Scan the entries for lines with the word "rstep", then copy those lines.

Task input:
------------
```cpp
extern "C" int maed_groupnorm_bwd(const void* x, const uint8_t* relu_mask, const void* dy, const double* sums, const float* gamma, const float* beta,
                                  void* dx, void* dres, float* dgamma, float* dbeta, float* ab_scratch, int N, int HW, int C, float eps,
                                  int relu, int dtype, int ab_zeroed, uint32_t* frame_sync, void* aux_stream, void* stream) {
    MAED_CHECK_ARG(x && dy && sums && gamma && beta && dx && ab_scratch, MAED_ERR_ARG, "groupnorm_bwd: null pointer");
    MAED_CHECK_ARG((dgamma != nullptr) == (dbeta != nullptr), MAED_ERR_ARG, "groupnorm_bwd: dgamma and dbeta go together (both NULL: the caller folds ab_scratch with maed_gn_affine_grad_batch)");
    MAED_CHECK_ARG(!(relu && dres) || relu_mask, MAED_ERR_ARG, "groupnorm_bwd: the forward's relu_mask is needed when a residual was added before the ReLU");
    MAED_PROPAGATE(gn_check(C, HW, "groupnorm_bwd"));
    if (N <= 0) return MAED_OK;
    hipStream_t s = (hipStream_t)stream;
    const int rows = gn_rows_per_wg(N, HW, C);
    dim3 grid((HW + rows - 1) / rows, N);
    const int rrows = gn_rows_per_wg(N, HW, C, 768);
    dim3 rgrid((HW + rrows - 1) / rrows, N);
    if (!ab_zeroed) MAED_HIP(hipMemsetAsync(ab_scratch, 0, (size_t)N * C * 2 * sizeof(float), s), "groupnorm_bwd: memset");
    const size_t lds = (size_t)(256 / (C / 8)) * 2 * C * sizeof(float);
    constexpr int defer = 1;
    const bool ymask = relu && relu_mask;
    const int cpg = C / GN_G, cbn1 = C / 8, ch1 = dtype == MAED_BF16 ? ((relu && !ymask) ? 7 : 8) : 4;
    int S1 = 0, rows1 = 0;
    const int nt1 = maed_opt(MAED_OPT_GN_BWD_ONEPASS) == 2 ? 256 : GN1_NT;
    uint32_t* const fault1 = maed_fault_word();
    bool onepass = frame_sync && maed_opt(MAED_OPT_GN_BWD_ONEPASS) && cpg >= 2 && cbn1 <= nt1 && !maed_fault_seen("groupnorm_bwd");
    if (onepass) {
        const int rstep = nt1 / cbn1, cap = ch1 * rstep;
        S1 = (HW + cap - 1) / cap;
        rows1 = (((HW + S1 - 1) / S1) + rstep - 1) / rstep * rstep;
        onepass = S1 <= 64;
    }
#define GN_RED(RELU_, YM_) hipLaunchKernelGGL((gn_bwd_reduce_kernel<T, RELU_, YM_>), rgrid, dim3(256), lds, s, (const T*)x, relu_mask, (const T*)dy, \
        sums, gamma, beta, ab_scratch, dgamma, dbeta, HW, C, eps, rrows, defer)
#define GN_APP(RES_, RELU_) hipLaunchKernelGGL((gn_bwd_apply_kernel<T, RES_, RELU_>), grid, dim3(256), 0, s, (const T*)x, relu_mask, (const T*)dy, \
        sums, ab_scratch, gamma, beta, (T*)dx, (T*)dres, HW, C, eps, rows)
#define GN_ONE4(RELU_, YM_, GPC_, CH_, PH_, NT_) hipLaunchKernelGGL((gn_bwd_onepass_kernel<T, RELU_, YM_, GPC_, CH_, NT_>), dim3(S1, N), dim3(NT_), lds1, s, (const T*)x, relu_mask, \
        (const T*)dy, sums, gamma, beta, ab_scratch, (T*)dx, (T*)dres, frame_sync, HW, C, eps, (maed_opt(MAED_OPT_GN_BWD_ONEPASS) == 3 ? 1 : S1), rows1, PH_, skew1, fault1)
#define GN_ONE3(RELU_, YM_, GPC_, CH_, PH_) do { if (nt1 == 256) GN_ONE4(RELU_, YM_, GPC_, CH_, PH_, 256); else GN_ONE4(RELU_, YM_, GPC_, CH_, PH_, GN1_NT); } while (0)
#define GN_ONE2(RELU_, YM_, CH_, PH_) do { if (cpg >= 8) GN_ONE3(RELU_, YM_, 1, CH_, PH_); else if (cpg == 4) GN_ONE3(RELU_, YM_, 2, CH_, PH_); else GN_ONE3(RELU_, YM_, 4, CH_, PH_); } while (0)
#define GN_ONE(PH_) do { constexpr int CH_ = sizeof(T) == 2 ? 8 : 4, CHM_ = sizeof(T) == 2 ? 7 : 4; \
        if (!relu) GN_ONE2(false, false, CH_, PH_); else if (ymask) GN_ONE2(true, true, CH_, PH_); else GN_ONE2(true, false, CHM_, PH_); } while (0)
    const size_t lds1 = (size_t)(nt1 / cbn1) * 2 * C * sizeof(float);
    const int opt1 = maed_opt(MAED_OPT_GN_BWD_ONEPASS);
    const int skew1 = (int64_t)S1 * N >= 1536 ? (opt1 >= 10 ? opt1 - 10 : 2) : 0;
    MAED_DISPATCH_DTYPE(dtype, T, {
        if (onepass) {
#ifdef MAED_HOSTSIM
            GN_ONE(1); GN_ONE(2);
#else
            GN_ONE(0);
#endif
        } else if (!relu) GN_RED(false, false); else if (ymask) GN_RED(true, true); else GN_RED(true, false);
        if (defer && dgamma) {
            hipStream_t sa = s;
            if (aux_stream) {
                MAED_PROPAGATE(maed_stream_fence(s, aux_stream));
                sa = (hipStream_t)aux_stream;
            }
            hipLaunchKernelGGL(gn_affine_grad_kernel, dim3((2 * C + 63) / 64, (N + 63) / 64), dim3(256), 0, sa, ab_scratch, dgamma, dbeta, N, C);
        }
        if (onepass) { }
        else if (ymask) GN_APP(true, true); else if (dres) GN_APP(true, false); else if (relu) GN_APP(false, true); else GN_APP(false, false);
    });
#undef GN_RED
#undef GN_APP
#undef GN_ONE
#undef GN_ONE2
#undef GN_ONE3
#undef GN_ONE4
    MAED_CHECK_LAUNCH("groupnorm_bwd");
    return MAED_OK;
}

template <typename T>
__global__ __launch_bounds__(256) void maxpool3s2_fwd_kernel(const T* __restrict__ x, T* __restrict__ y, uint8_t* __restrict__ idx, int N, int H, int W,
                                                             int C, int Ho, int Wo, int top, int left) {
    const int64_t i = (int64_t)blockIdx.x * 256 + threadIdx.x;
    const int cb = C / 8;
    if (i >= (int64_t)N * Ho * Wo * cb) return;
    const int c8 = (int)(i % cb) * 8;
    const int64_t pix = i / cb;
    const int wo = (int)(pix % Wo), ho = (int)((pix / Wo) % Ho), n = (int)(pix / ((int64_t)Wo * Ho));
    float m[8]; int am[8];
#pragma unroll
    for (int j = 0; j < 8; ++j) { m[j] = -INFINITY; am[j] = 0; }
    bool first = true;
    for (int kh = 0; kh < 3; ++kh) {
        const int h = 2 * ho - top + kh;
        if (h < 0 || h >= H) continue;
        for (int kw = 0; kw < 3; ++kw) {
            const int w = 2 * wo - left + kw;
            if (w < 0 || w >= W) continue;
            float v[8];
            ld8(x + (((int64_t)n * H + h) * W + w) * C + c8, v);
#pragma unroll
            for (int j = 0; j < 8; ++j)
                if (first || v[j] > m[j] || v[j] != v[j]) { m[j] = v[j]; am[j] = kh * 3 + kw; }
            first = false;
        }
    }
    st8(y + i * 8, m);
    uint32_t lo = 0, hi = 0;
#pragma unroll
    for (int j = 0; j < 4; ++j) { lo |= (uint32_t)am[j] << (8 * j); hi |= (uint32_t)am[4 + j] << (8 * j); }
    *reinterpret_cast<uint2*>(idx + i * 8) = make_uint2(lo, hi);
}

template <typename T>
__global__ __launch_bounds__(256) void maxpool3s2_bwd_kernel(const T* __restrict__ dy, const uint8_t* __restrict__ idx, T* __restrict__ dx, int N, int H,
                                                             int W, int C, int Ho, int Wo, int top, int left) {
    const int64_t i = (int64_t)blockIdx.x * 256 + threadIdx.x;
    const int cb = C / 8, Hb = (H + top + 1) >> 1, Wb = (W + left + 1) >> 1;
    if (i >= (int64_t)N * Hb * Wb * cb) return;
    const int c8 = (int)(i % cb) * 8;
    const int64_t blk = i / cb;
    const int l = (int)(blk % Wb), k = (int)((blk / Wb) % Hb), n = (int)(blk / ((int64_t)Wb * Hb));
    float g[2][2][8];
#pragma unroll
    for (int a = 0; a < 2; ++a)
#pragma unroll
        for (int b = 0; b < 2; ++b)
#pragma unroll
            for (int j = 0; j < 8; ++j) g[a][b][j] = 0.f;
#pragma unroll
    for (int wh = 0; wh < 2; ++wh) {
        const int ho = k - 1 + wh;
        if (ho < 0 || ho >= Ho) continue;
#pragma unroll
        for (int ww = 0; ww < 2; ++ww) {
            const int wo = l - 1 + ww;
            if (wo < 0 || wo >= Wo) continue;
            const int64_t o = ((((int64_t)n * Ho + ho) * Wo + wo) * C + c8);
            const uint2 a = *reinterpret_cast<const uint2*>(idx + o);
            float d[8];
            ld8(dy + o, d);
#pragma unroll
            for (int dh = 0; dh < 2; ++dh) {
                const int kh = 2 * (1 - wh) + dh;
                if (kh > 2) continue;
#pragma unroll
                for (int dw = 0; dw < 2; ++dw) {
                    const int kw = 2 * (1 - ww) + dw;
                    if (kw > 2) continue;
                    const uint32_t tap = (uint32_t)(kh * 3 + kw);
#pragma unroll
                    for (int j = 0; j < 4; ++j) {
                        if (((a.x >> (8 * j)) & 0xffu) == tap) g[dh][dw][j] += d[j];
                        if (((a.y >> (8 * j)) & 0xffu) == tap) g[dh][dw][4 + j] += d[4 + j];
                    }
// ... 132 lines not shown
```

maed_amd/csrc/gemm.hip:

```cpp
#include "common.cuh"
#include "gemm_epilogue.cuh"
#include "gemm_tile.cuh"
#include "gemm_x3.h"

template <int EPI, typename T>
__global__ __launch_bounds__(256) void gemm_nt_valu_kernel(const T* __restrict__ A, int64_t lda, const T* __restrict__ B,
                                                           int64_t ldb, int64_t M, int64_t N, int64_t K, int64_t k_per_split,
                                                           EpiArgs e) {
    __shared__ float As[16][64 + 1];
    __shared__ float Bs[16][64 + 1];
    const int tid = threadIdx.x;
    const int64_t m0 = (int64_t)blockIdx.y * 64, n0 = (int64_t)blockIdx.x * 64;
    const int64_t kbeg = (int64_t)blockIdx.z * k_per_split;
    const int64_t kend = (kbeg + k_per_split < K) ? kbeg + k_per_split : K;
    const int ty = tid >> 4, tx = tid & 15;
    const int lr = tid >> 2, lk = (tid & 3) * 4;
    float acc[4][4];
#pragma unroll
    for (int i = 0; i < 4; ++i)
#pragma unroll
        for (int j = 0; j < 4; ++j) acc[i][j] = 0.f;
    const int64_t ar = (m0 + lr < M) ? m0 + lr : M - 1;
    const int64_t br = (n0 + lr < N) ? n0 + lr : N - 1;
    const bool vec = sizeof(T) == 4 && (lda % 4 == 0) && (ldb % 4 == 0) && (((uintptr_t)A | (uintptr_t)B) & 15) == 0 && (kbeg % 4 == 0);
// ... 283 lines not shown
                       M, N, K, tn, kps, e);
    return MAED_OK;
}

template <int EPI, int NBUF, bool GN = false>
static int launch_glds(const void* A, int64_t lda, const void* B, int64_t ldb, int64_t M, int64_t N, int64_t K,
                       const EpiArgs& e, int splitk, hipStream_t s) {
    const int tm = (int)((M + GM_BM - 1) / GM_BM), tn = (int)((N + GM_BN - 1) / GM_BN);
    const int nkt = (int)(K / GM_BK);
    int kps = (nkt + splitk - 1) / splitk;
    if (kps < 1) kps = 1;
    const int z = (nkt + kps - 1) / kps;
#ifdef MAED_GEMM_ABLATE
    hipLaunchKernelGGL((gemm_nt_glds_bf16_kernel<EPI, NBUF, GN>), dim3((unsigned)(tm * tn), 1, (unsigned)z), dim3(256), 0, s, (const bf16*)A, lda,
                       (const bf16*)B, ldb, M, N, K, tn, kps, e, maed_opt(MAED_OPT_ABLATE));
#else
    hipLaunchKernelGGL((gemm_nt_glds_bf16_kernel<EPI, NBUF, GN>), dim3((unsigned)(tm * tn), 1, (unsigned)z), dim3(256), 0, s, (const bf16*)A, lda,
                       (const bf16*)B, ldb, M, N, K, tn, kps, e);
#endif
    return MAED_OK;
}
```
------------
Written reply:
        const int rstep = nt1 / cbn1, cap = ch1 * rstep;
        rows1 = (((HW + S1 - 1) / S1) + rstep - 1) / rstep * rstep;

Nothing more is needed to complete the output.